DATA FOR THE TASK:
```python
def check_precision(mode):
    if mode is not None and mode not in _PREC:
        raise ValueError(f"unknown arithmetic mode {mode!r}: expected None or one of {sorted(_PREC)}")
# ... 1011 lines not shown
    if (f1_hl is not None and f2_hl is not None and precision() == "f16x3" and f2_hl.terms == 2 and H % 8 == 0 and W % 8 == 0 and C % 32 == 0
            and os.environ.get("PP_CORR_TILED", "1") != "0" and os.environ.get("PP_CORR_HL", "1") != "0"):
        tgt, col0 = f1_hl
        assert tgt.shape[0] == B * H * W and col0 % 8 == 0 and col0 + C <= tgt.shape[1] and f2_hl.shape == (f2.shape[0] * H * W, C)
        hls = [f2_hl.hl] + [split_activation(p, p.shape[0], p.shape[1] * p.shape[2], C, p.shape[1] * p.shape[2] * C, C) for p in pyr[1:]]
        _lib.check(_lib.lib().pp_corr_lookup_nhwc_hl(tgt.hl.data_ptr() + 4 * col0, tgt.shape[1], _p(hls[0]), _p(hls[1]) if levels > 1 else None,
                                                     _p(hls[2]) if levels > 2 else None, f2.shape[0], _p(flow), B, H, W, C, levels, radius,
                                                     flow.stride(2), _p(out), np_, _lib.stream_ptr()), "pp_corr_lookup_nhwc_hl")
        return out
    _lib.check(_lib.lib().pp_corr_lookup_nhwc_ex(_p(f1), f1.stride(2), _p(pyr[0]), _p(pyr[1]) if levels > 1 else None,
                                                 _p(pyr[2]) if levels > 2 else None, f2.shape[0], _p(flow), B, H, W, C,
                                                 levels, radius, flow.stride(2), 2 if precision() == "f16" else _fly_prec(), _p(out), np_,
                                                 _lib.stream_ptr()), "pp_corr_lookup_nhwc_ex")
    return out


def tokens_to_nchw(tokens, skip, H, W):
    B, T, C = tokens.shape
    assert tokens.is_contiguous()
    out = torch.empty(B, C, H, W, dtype=torch.float32, device=tokens.device)
    src = tokens[:, skip:]
    _lib.check(_lib.lib().pp_transpose_batched(_p(src), T * C, B, H * W, C, _p(out), 0, H * W, 0, _lib.stream_ptr()),
               "pp_transpose_batched")
    return out


def assemble_tokens(patches, cls_token, pos):
    B, T, C = patches.shape
    assert patches.is_contiguous() and pos.is_contiguous() and cls_token.is_contiguous()
    out = torch.empty(B, T + 1, C, dtype=torch.float32, device=patches.device)
    _lib.check(_lib.lib().pp_assemble_tokens(_p(patches), _p(cls_token), _p(pos), B, T, C, _p(out), _lib.stream_ptr()),
               "pp_assemble_tokens")
    return out


def normalize_rows(x, eps=1e-12):
    rows, n = x.shape
    assert x.is_contiguous()
    y = torch.empty_like(x)
    _lib.check(_lib.lib().pp_normalize_rows(_p(x), rows, n, float(eps), _p(y), _lib.stream_ptr()), "pp_normalize_rows")
    return y


def gather_rows(src, index):
    R = src.shape[0]
    row = src[0].numel()
    if row % 4 != 0 or not src.is_contiguous() or src.dtype != torch.float32 or src.data_ptr() % 16 != 0:
        return src[index]
    index = index.contiguous()
    dst = torch.empty((index.numel(),) + tuple(src.shape[1:]), dtype=torch.float32, device=src.device)
    _lib.check(_lib.lib().pp_gather_rows(_p(src), _p(index), R, row, index.numel(), _p(dst), _lib.stream_ptr()),
               "pp_gather_rows")
    return dst
```

picopose_amd/picopose.py:

```python
import os

import torch
import torch.nn as nn

from . import ops
from .model.stage1 import FeatureExtractor
from .model.stage2 import AffineRegressor
from .model.stage3 import OffsetRegressor
from .utils.augment import aug_gtM_noise
from .utils.correspondence import compute_init_correspondences, compute_stage3_correspondences
from .utils.keypoints import KeypointInput, KeyPointSampler
from .utils.loss_utils import compute_stage_two_loss, flow_level_losses, infonce_rows
from .utils.matching import matching_features_similarity, matching_templates, matching_templates_indexed
from .utils.pose_recovery import pose_recovery_2d_prediction
from .utils.torch_utils import calc_pred_Ms
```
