constexpr int gen_pad(int i) { return i + (i >> 5); }
// ... 325 lines not shown
        }
        const uint32_t prior = wave_cnt[w][d];
        const uint32_t below = __popcll(m & lt_mask);
        rnk[r] = prior + below;
        if (valid && below == 0) wave_cnt[w][d] = prior + __popcll(m);
    }
    __syncthreads();
    uint32_t n_out = n_valid;
    {
        const bool has_digit = threadIdx.x < ND;
        uint32_t cw[NW];
        uint32_t cnt = 0;
#pragma unroll
        for (int i = 0; i < NW; ++i) {
            cw[i] = has_digit ? wave_cnt[i][threadIdx.x] : 0u;
            cnt += cw[i];
        }
        uint32_t t2;
        const uint32_t linc = block_incl_scan<NW>(cnt, lds_wave, t2);
        const uint32_t ls = linc - cnt;
        if (FIRST) n_out = t2;
        if (has_digit) {
            dstart[threadIdx.x] = ls;
            uint32_t run = ls;
#pragma unroll
            for (int i = 0; i < NW; ++i) {
                wave_loc[i][threadIdx.x] = run;
                run += cw[i];
            }
        }
        const uint32_t tot = pre_tot;
        const uint32_t ginc = block_incl_scan<NW>(tot, lds_wave, t2);
        if (has_digit) gbase[threadIdx.x] = is_digit ? (ginc - tot) + pre_tab : 0u;
        if (FIRST && count_out && blockIdx.x == 0 && threadIdx.x == 0) *count_out = t2;
    }
    __syncthreads();
#pragma unroll
    for (int r = 0; r < ITEMS; ++r) {
        const uint32_t idx = wave_start + r * DNS_WAVE + lane;
        if (FIRST ? ((live >> r) & 1u) != 0u : idx < n) {
            const uint32_t d = (key[r] >> shift) & DMASK;
            const uint32_t lpos = wave_loc[w][d] + rnk[r];
            keys_s[lpos] = (K)key[r];
            vals_s[lpos] = val[r];
        }
    }
    __syncthreads();
    if constexpr (BOXG) {
        uint32_t dsts[ITEMS], vs[ITEMS];
        int2 bx[ITEMS];
#pragma unroll
        for (int r = 0; r < ITEMS; ++r) {
            const uint32_t i = min((uint32_t)(r * TH + threadIdx.x), n_out - 1u);
            const uint32_t d = ((uint32_t)keys_s[i] >> shift) & DMASK;
            dsts[r] = gbase[d] + (i - dstart[d]);
            vs[r] = vals_s[i];
        }
#pragma unroll
        for (int r = 0; r < ITEMS; ++r) bx[r] = box_in[vs[r]];
#pragma unroll
        for (int r = 0; r < ITEMS; ++r)
            if ((uint32_t)(r * TH + threadIdx.x) < n_out) {
                vals_out[dsts[r]] = vs[r];
                box_out[dsts[r]] = bx[r];
                tiles_out[dsts[r]] = ((uint32_t)bx[r].y & 0xffffu) * ((uint32_t)bx[r].y >> 16);
            }
        return;
    }
#pragma unroll
    for (int r = 0; r < ITEMS; ++r) {
        const uint32_t i = r * TH + threadIdx.x;
        if (i < n_out) {
            const uint32_t k = keys_s[i];
            const uint32_t d = (k >> shift) & DMASK;
            const uint32_t dst = gbase[d] + (i - dstart[d]);
            if (!LAST) keys_out[dst] = (K)k;
            vals_out[dst] = vals_s[i];
            if (LAST && (i == 0 || (uint32_t)keys_s[i - 1] != k)) atomicMin(&tile_first[k], (int32_t)dst);
            if (LAST && tile_end && (i + 1 == n_valid || (uint32_t)keys_s[i + 1] != k)) atomicMax(&tile_end[k], (int32_t)dst + 1);
        }
    }
}

template <bool BOXES>
__global__ __launch_bounds__(SC_THREADS) void scan_sums_kernel(int N, const uint32_t *__restrict__ n_ptr,
                                                               const uint32_t *__restrict__ order,
                                                               const int32_t *__restrict__ tiles,
                                                               uint32_t *__restrict__ sums, uint32_t *__restrict__ tiles_sorted,
                                                               const int2 *__restrict__ boxes = nullptr,
                                                               int2 *__restrict__ boxes_sorted = nullptr)
{
    __shared__ uint32_t lds_wave[4];
    const int n = (int)min(*n_ptr, (uint32_t)N);
    const int base = blockIdx.x * SC_CHUNK + threadIdx.x * SC_ITEMS;
    uint32_t s = 0;
    if (blockIdx.x * SC_CHUNK < n) {
        uint32_t o[SC_ITEMS], t[SC_ITEMS];
        [[maybe_unused]] int2 bx[SC_ITEMS];
#pragma unroll
        for (int i = 0; i < SC_ITEMS; ++i) o[i] = order[min(base + i, n - 1)];
#pragma unroll
        for (int i = 0; i < SC_ITEMS; ++i) {
            if (BOXES) {
                bx[i] = boxes[o[i]];
                t[i] = ((uint32_t)bx[i].y & 0xffffu) * ((uint32_t)bx[i].y >> 16);
            } else t[i] = (uint32_t)tiles[o[i]];
        }
#pragma unroll
        for (int i = 0; i < SC_ITEMS; ++i)
            if (base + i < n) {
                s += t[i];
                tiles_sorted[base + i] = t[i];
                if (BOXES) boxes_sorted[base + i] = bx[i];
            }
    }
    uint32_t tot;
    block_incl_scan_256(s, lds_wave, tot);
    if (threadIdx.x == 0) sums[blockIdx.x] = tot;
}
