# zhouzypaul/fql

Hardware: AMD Instinct MI355X
Metric: FQL gradient-steps/s (batch=256) (higher is better)
Workload: dtype f32

## Files before the change

### fql_amd/csrc/fql_engine.hip

```cpp
#include "../../include/fql_amd.h"
#include "fql_kernels.h"
#include "fql_conv.h"
#include "fql_chain.h"
#include "fql_aux.h"
#include "fql_ifql.h"
#include "fql_rebrac.h"
#include "fql_sac.h"
#include "fql_bc.h"
#include "fql_iql.h"
#include "fql_iqld.h"
#include "fql_cfgrl.h"
#include <hip/hip_ext.h>
#include "fql_aql.h"

#include <algorithm>
#include <cmath>
#include <cstdarg>
#include <cstdio>
#include <cstdlib>
#include <cstring>
#include <map>
#include <memory>
#include <random>
#include <string>
// ... 145 lines not shown
    EulerFinishArgs ef;
    ConvArgs conv;
    PoolArgs pool;
    PoolBwdArgs poolb;
    ConvWgradArgs cw;
    ConvWredArgs cwr;
    EncDzArgs edz;
    ChainArgs chain;
    const ConvWprepTask* wprep_tasks = nullptr;
    int wprep_n = 0;
    int cw_grid = 0;
    int adam_c0 = 0, adam_n = -1;
    int adam_c1 = 0, adam_n1 = 0;
    int adam_polyak = -1;
    float adam_lr = 0.f;
    DevState* adam_st = nullptr;
    bool adam_fin = false;
    int fin_mode = 0;
    Bound k;
    int level = 0;
    int lane = 0;
    std::vector<int> deps;
};

struct Launch {
    OpType type;
    int grid = 0, ntasks = 0;
    size_t lds = 0;
    void* table = nullptr;
    Op op;
    bool pool_fused = false;
    int lane = 0;
    bool tmt2 = false, kbig = false, euler = false;
    double macs = 0.0;
    void *table_w = nullptr, *table_l = nullptr, *table_m = nullptr;
    int n_w = 0, n_l = 0, tile_w = 0, tile_l = 0, tile_m = 0;
    std::vector<GemmTask> dg_tasks;
    std::vector<GemmTask> h_gemm;
    std::vector<WgradTask> h_wgrad;
    std::vector<LnBwdTask> h_ln;
    std::vector<MiscTask> h_misc;
    std::shared_ptr<const SideArgs> ka_side;
    std::vector<int> waits;
    bool record_after = false;
    hipEvent_t ev = nullptr;
};

inline bool ka_tasks_env() {
    const char* e = getenv("FQL_KERNARG_TASKS");
    return !e || atoi(e) != 0;
}
inline bool fused_tail_env() {
    const char* e = getenv("FQL_FUSED_TAIL");
    return !e || atoi(e) != 0;
}
inline std::shared_ptr<const SideArgs> ka_side_args(const Launch& L) {
    const size_t ng = L.h_gemm.size(), nw = L.h_wgrad.size(), nl = L.h_ln.size(), nm = L.h_misc.size();
    if (ng > FQL_KA_GEMM || nw > FQL_KA_WGRAD || nl > FQL_KA_LN || nm > FQL_KA_MISC) return nullptr;
    auto a = std::make_shared<SideArgs>();
    std::memset(a.get(), 0, sizeof(SideArgs));
    SideFront& f = a->f;
    f.tile_w = L.tile_w; f.tile_l = L.tile_l; f.tile_m = L.tile_m; f.tl = -1;
    for (int& v : f.g0) v = FQL_KA_FRONT_PAD;
    for (int& v : f.w0) v = FQL_KA_FRONT_PAD;
    for (int& v : f.l0) v = FQL_KA_FRONT_PAD;
    for (size_t i = 0; i < ng; ++i) { a->g[i] = L.h_gemm[i]; if (i) f.g0[i - 1] = L.h_gemm[i].tile0; }
    for (size_t i = 0; i < nw; ++i) { a->w[i] = L.h_wgrad[i]; if (i) f.w0[i - 1] = L.h_wgrad[i].tile0; }
    for (size_t i = 0; i < nl; ++i) { a->l[i] = L.h_ln[i]; if (i) f.l0[i - 1] = L.h_ln[i].tile0; }
    for (size_t i = 0; i < nm; ++i) a->m[i] = L.h_misc[i];
    return a;
}
struct Program {
    std::vector<Op> ops;
    std::vector<Launch> launches;
    bool lane_used[FQL_LANES] = {};
    hipEvent_t ev_fork = nullptr, ev_join[FQL_LANES] = {};
    hipGraph_t graph = nullptr;
    hipGraphExec_t exec = nullptr;
    int64_t macs = 0;
    AqlProgram aql;
    bool aql_tried = false;
};

template <typename P, typename IssueFn>
void issue_lanes(P& pr, hipStream_t s0, const hipStream_t* ls, bool fork, IssueFn&& issue) {
    auto lazy = [](hipEvent_t& e) { if (!e) HIP_CHECK(hipEventCreateWithFlags(&e, hipEventDisableTiming)); };
    bool side = false;
// ... 210 lines not shown
    size_t n_train = 0, n_total = 0, critic_size = 0;
    float *P = nullptr, *G = nullptr, *Mu = nullptr, *Nu = nullptr;
    std::vector<Leaf> leaves;
    int n_train_leaves = 0;
    AdamChunk* d_chunks = nullptr;
    float* d_partials = nullptr;
    int* d_leaf_range = nullptr;
    int n_chunks = 0;

    DevState* d_state = nullptr;
    SrcDesc* d_src = nullptr;
    SrcDesc h_src_shadow{};
    bool src_valid = false;
    SrcDesc* h_src_ring = nullptr;
    int src_ring_pos = 0;

    int B = 0;
    std::vector<void*> ws_allocs;
    float *in_obs = nullptr, *in_act = nullptr, *in_rew = nullptr, *in_mask = nullptr, *in_nobs = nullptr, *in_nact = nullptr;
    float* in_noise[5] = {nullptr, nullptr, nullptr, nullptr, nullptr};
    int64_t* in_idx = nullptr;
    float *X_os = nullptr, *X_bc = nullptr, *X_eu = nullptr, *X_c1 = nullptr, *X_c2 = nullptr, *X_ct = nullptr;
    float *vel = nullptr, *w_rew = nullptr, *w_mask = nullptr, *w_act = nullptr, *tgt = nullptr;
    float *X_e0 = nullptr, *C0 = nullptr, *Abuf[2] = {nullptr, nullptr}, *Vpart = nullptr;
    bool fused_euler = false;
    bool use_chain = false;
    int fill_lane_full = 1;
    std::vector<float*> wf_bc;
    float *wf_w0 = nullptr, *wf_w4 = nullptr;
    WfragTask* d_wfrag = nullptr;
    int wfrag_n = 0, wfrag_grid = 0;
    const bool ka_tasks = ka_tasks_env();
    const bool fused_tail = fused_tail_env();
    unsigned* d_ticket = nullptr;
    std::vector<void*> chain_allocs;
    bool split_build = false;
    bool wide_tiles = false;
    bool split_ok = false;
    int vp_tiles = 0;
    int num_cus = 0;
    PassBuf p_os, p_os_bwd, p_bc, p_eu, p_c1[2], p_c2[2], p_ct[2];
    Program prog_fwdbwd, prog_opt, prog_loss;
    Program prog_opt_split;
    Program prog_full;
    int mod_chunk0[3] = {0, 0, 0}, mod_chunkn[3] = {0, 0, 0};
    Program prog_split;
    hipGraphExec_t split_exec[4] = {nullptr, nullptr, nullptr, nullptr};
    hipGraph_t split_graph[4] = {nullptr, nullptr, nullptr, nullptr};
    hipEvent_t ev_a = nullptr, ev_b = nullptr, ev_c = nullptr;
    bool split_begun = false;
    bool began = false;
    AqlRuntime aql;
    std::vector<AqlDispatch>* aql_rec = nullptr;
    bool last_update_aql = false;
    bool hip_dirty = true;
    void aql_drain() {
        if (!aql.up) return;
        try { aql.drain(); } catch (const AqlError& e) { throw HipError{e.msg}; }
    }

    float *ds_obs = nullptr, *ds_act = nullptr, *ds_rew = nullptr, *ds_mask = nullptr, *ds_nobs = nullptr;
    float* ds_row = nullptr;
    int64_t ds_size = 0, ds_cap = 0, ds_ptr = 0;
    unsigned char *ds_frames = nullptr, *ds_next_frames = nullptr;
    int64_t* ds_init = nullptr;
    int ds_fs = 0;
// ... 1395 lines not shown
                    for (const Op* o : sel) {
                        Launch L;
                        L.type = (OpType)ty;
                        L.op = *o;
                        L.lane = lane;
                        launch_of[o - pr.ops.data()] = (int)pr.launches.size();
                        pr.launches.push_back(L);
                    }
                    continue;
                }
                Launch L;
                L.type = OP_GEMM;
                L.lane = lane;
                for (const Op* o : sel) launch_of[o - pr.ops.data()] = (int)pr.launches.size();
                L.ntasks = (int)sel.size();
                int tile = 0;
                std::vector<GemmTask> tb;
                for (const Op* o : sel) {
                    GemmTask t = o->gemm;
                    t.wk = (t.N <= 16) ? 4 : 2;
                    t.tmt = 1;
                    t.ntn = (t.N / 16 + (4 / t.wk) - 1) / (4 / t.wk);
                    t.tile0 = tile;
                    tile += (t.M / 16) * t.ntn;
                    if (t.K > 512) L.kbig = true;
                    if (t.flags & (GF_A_EULER0 | GF_HEAD_PART | GF_A_LOSSACT)) L.euler = true;
                    L.lds = std::max(L.lds, ((size_t)16 * (t.K + 4) + 1024 + 1280) * sizeof(float));
                    tb.push_back(t);
                }
                L.table = dalloc(owner, tb.size() * sizeof(GemmTask) / sizeof(float) + 4);
                HIP_CHECK(hipMemcpy(L.table, tb.data(), tb.size() * sizeof(GemmTask), hipMemcpyHostToDevice));
                L.grid = tile;
                L.h_gemm = tb;
                pr.launches.push_back(L);
            }
          }
        }
        auto dump_program = [&]() {
            int cnt[FQL_LANES] = {};
            for (const Launch& L : pr.launches) {
                cnt[L.lane]++;
                int lv = -1;
                for (int oi = 0; oi < (int)pr.ops.size(); ++oi) if (launch_of[oi] == (int)(&L - pr.launches.data())) lv = pr.ops[oi].level;
                fprintf(stderr, "[fql] #%2d level %3d lane %d type %2d ntasks %2d grid %5d waits[", (int)(&L - pr.launches.data()), lv, L.lane, (int)L.type, L.ntasks, L.grid);
                for (int w : L.waits) fprintf(stderr, "%d ", w);
                fprintf(stderr, "] :");
                for (int oi = 0; oi < (int)pr.ops.size(); ++oi) {
                    if (launch_of[oi] != (int)(&L - pr.launches.data())) continue;
                    const Op& o = pr.ops[oi];
                    if (o.type == OP_GEMM || o.type == OP_GEMM64) fprintf(stderr, " g%s(%dx%dx%d%s)", o.type == OP_GEMM64 ? "64" : "16", o.gemm.M, o.gemm.N, o.gemm.K, (o.gemm.flags & GF_TRANS_B) ? "T" : "");
                    else if (o.type == OP_WGRAD) fprintf(stderr, " w(%dx%dx%d)", o.wgrad.M, o.wgrad.Kin, o.wgrad.N);
                    else if (o.type == OP_LNBWD) fprintf(stderr, " ln(%d)", o.ln.M);
                    else fprintf(stderr, " t%d", (int)o.type);
                }
                fprintf(stderr, "\n");
            }
            fprintf(stderr, "[fql] launches per lane:");
            for (int l = 0; l < FQL_LANES; ++l) fprintf(stderr, " %d", cnt[l]);
            fprintf(stderr, "\n");
        };
        for (int oi = 0; oi < (int)pr.ops.size(); ++oi) {
            const Op& o = pr.ops[oi];
            const int li = launch_of[oi];
            if (li < 0) continue;
            double m = 0.0;
            if (o.type == OP_GEMM || o.type == OP_GEMM64 || o.type == OP_HEAD_DGRAD) m = (double)o.gemm.M * o.gemm.N * o.gemm.K;
// ... 50 lines not shown
            if (cost < best) { best = cost; xg = gm; }
        }
        return xg;
    }

    hipEvent_t prof_a = nullptr, prof_b = nullptr;
    template <typename... Pm, typename... A>
    void aql_record(void (*k)(Pm...), dim3 g, dim3 b, size_t l, A&&... a) {
        AqlDispatch d;
        d.fn = (const void*)k;
        d.grid[0] = g.x; d.grid[1] = g.y; d.grid[2] = g.z;
        d.block[0] = b.x; d.block[1] = b.y; d.block[2] = b.z;
        d.lds = (uint32_t)l;
        size_t off = 0;
        auto put = [&](auto v) {
            using T = decltype(v);
            off = (off + alignof(T) - 1) & ~(alignof(T) - 1);
            d.args.resize(off + sizeof(T));
            std::memcpy(d.args.data() + off, &v, sizeof(T));
            off += sizeof(T);
        };
        (put(static_cast<Pm>(a)), ...);
        aql_rec->push_back(std::move(d));
    }
#define FQL_LAUNCH(k, g, b, l, st, ...)                                                          \
    do {                                                                                          \
        if (aql_rec) aql_record(k, g, b, (size_t)(l), __VA_ARGS__);                               \
        else if (prof_a) hipExtLaunchKernelGGL(k, g, b, (std::uint32_t)(l), st, prof_a, prof_b, 0u, __VA_ARGS__); \
        else hipLaunchKernelGGL(k, g, b, l, st, __VA_ARGS__);                                     \
    } while (0)
    void issue(const Launch& L, hipStream_t s, int tl) {
        switch (L.type) {
            case OP_GEMM:
                if (L.euler && L.kbig) FQL_LAUNCH((fql_gemm16_euler_kernel<true>), dim3(L.grid), dim3(FQL_THREADS), L.lds, s, (const GemmTask*)L.table, L.ntasks, tl);
                else if (L.euler) FQL_LAUNCH((fql_gemm16_euler_kernel<false>), dim3(L.grid), dim3(FQL_THREADS), L.lds, s, (const GemmTask*)L.table, L.ntasks, tl);
                else if (L.kbig) FQL_LAUNCH((fql_gemm16_kernel<true>), dim3(L.grid), dim3(FQL_THREADS), L.lds, s, (const GemmTask*)L.table, L.ntasks, tl);
                else FQL_LAUNCH((fql_gemm16_kernel<false>), dim3(L.grid), dim3(FQL_THREADS), L.lds, s, (const GemmTask*)L.table, L.ntasks, tl);
                break;
            case OP_GEMM64:
                if (L.ka_side) {
                    SideArgs a = *L.ka_side; a.f.tl = tl;
                    if (L.tmt2) FQL_LAUNCH(fql_side_big_ka_kernel, dim3(L.grid), dim3(FQL_THREADS), L.lds, s, a);
                    else if (cfg.precision == 2) FQL_LAUNCH(fql_side_split_ka_kernel, dim3(L.grid), dim3(FQL_THREADS), L.lds, s, a);
                    else FQL_LAUNCH(fql_side_ka_kernel, dim3(L.grid), dim3(FQL_THREADS), L.lds, s, a);
                }
                else if (L.tmt2)
                    FQL_LAUNCH(fql_side_big_kernel, dim3(L.grid), dim3(FQL_THREADS), L.lds, s, (const GemmTask*)L.table, L.ntasks,
                                       (const WgradTask*)L.table_w, L.n_w, (const LnBwdTask*)L.table_l, L.n_l, L.tile_w, L.tile_l,
                                       (const MiscTask*)L.table_m, L.tile_m, tl);
                else if (cfg.precision == 2)
                    FQL_LAUNCH(fql_side_split_kernel, dim3(L.grid), dim3(FQL_THREADS), L.lds, s, (const GemmTask*)L.table, L.ntasks,
                                       (const WgradTask*)L.table_w, L.n_w, (const LnBwdTask*)L.table_l, L.n_l, L.tile_w, L.tile_l,
                                       (const MiscTask*)L.table_m, L.tile_m, tl);
                else
                    FQL_LAUNCH(fql_side_kernel, dim3(L.grid), dim3(FQL_THREADS), L.lds, s, (const GemmTask*)L.table, L.ntasks,
                                       (const WgradTask*)L.table_w, L.n_w, (const LnBwdTask*)L.table_l, L.n_l, L.tile_w, L.tile_l,
                                       (const MiscTask*)L.table_m, L.tile_m, tl);
                break;
            case OP_PREP:
                { PrepArgs pa = L.op.prep; pa.tl = tl; FQL_LAUNCH(fql_prep_kernel, dim3((pa.B + 3) / 4), dim3(FQL_THREADS), 0, s, pa); }
                break;
            case OP_EULER_FIN:
                FQL_LAUNCH(fql_euler_finish_kernel, dim3((L.op.ef.M * L.op.ef.ad + FQL_THREADS - 1) / FQL_THREADS), dim3(FQL_THREADS), 0, s, L.op.ef);
                break;
            case OP_LOSS_ACTOR:
                FQL_LAUNCH(fql_loss_actor_kernel, dim3(1), dim3(FQL_THREADS), 0, s, L.op.la);
                break;
// ... 3833 lines not shown
        const int si = code / 100, k = code % 100;
        EncBuf::St& s = b->st[si];
        if (k == 50) {
            const EncStack& st = h->encs[enc].stacks[si];
            std::vector<int32_t> plan{st.conv[0].pool_fused ? 1 : 0};
            for (size_t j = 0; j < st.conv.size(); ++j) {
                const ConvL& c = st.conv[j];
                const int H = j == 0 ? st.H : st.H / 2, W = j == 0 ? st.W : st.W / 2, Ci = pad16c(c.cin);
                const bool u8 = si == 0 && j == 0;
                plan.push_back(u8 ? (h->cfg.precision == 2 ? 1 : 0) : (c.split ? 1 : 0));
                plan.push_back(fql_engine::conv_rows(H, W, Ci, c.cout, false));
                plan.push_back(u8 ? 0 : fql_engine::conv_rows(H, W, c.cout, Ci, false));
                plan.push_back(fql_engine::conv_rows(H, W, Ci, c.cout, true, u8));
            }
            if (bytes > plan.size() * sizeof(int32_t)) return FQL_E_INVALID;
            std::memcpy(out, plan.data(), bytes);
            return FQL_OK;
        }
        if (k == 0) src = s.c0;
        else if (k == 1) src = s.pool;
        else if (k == 4) src = s.arg;
        else if (k % 10 == 2 && (size_t)(k / 10) < s.c1.size()) src = s.c1[k / 10];
        else if (k % 10 == 3 && (size_t)(k / 10) < s.y.size()) src = s.y[k / 10];
    }
    if (!src) return FQL_E_NOTFOUND;
    auto it = b->bytes.find(src);
    if (it == b->bytes.end() || bytes > it->second) return FQL_E_INVALID;
    hipDeviceSynchronize();
    return hipMemcpy(out, src, bytes, hipMemcpyDeviceToHost) == hipSuccess ? FQL_OK : FQL_E_HIP;
}
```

EXERCISE OBJECTIVE: Provide only the count of lines in the data above that include the string "model".

TASK RESULT: 3